_EXERCISE OBJECTIVE_
Return only the lines running from the top of the entries to the line with "int launch_lstm_cell_bwd2(const float*", inclusive, exactly as written.

(Entries taken from a collection)
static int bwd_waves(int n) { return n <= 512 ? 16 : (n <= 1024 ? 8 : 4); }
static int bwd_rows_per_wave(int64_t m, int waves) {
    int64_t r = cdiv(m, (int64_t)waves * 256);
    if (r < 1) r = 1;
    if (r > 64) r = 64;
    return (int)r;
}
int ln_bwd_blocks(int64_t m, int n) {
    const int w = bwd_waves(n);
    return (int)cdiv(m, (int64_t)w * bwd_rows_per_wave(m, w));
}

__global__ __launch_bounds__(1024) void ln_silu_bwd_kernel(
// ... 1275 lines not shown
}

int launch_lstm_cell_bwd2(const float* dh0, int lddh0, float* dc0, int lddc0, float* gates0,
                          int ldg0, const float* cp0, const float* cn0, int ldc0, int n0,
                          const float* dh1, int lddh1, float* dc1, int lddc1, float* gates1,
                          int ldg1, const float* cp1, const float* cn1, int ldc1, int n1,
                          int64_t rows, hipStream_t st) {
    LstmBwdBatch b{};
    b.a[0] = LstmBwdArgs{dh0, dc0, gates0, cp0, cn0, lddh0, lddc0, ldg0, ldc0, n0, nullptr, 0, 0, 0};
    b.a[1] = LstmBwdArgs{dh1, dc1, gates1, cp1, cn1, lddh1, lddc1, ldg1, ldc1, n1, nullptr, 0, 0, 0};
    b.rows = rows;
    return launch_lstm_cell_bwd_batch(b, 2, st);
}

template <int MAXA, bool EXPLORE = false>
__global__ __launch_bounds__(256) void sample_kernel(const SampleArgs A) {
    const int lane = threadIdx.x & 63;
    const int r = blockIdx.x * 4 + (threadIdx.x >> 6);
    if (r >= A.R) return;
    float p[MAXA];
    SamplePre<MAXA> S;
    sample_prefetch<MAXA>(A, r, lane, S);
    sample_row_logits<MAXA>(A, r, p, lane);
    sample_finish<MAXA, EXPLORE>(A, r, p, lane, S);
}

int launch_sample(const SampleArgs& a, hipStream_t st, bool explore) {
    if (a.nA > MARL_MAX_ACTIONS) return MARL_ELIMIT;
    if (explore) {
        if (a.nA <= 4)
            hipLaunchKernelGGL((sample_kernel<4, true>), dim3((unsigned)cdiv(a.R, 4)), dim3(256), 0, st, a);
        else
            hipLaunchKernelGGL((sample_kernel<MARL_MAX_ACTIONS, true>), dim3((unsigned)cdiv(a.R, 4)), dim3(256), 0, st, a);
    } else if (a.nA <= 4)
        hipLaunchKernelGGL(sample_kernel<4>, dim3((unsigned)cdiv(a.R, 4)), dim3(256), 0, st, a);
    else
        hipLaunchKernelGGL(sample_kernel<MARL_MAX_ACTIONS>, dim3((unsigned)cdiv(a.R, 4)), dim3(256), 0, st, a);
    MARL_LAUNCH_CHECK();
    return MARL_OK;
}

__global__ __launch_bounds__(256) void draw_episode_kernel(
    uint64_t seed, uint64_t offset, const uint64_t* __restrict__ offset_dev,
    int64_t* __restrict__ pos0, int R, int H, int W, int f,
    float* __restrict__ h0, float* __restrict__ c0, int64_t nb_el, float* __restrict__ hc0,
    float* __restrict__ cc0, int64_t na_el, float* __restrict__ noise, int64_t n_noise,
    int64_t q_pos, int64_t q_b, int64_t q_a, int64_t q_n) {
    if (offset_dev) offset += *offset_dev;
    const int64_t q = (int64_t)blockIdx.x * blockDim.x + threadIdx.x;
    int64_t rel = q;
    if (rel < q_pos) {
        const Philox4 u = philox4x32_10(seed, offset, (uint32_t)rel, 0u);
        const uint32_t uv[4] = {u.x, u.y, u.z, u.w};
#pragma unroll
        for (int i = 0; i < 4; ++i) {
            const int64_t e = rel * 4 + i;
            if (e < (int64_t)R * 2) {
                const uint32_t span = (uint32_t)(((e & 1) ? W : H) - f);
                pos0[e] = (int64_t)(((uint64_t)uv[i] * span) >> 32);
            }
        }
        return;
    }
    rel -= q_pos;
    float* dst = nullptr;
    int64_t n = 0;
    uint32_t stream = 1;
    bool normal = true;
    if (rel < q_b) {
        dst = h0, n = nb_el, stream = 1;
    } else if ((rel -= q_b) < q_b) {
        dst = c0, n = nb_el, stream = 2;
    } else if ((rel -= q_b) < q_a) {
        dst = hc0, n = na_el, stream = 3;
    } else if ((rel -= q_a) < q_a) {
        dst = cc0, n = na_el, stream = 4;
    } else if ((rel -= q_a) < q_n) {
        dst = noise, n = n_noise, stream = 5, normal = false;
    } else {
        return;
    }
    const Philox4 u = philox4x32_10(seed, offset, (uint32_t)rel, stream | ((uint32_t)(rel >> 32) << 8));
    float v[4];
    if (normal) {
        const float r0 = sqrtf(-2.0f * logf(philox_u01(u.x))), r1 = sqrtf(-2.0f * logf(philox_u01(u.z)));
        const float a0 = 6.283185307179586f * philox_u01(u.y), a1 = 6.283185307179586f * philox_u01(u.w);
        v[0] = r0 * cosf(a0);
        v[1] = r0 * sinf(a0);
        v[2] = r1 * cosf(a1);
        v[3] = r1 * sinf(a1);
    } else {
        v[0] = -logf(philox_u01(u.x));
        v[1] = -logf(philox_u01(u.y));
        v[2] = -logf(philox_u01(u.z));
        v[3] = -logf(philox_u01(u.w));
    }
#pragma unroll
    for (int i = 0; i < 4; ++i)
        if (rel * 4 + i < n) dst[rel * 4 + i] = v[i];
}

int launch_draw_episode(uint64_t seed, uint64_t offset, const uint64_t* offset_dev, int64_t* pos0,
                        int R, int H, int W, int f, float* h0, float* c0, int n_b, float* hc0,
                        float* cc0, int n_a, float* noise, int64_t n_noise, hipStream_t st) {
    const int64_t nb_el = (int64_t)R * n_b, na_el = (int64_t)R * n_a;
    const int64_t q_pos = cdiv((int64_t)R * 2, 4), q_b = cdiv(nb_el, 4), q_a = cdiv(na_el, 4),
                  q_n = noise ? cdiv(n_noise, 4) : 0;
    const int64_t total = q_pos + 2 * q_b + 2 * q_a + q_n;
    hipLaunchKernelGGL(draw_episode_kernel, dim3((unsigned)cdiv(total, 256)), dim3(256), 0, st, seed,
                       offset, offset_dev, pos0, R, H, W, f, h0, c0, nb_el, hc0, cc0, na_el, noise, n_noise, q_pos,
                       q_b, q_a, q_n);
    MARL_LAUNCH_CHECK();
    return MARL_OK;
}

_TASK RESPONSE_
static int bwd_waves(int n) { return n <= 512 ? 16 : (n <= 1024 ? 8 : 4); }
static int bwd_rows_per_wave(int64_t m, int waves) {
    int64_t r = cdiv(m, (int64_t)waves * 256);
    if (r < 1) r = 1;
    if (r > 64) r = 64;
    return (int)r;
}
int ln_bwd_blocks(int64_t m, int n) {
    const int w = bwd_waves(n);
    return (int)cdiv(m, (int64_t)w * bwd_rows_per_wave(m, w));
}

__global__ __launch_bounds__(1024) void ln_silu_bwd_kernel(
// ... 1275 lines not shown
}

int launch_lstm_cell_bwd2(const float* dh0, int lddh0, float* dc0, int lddc0, float* gates0,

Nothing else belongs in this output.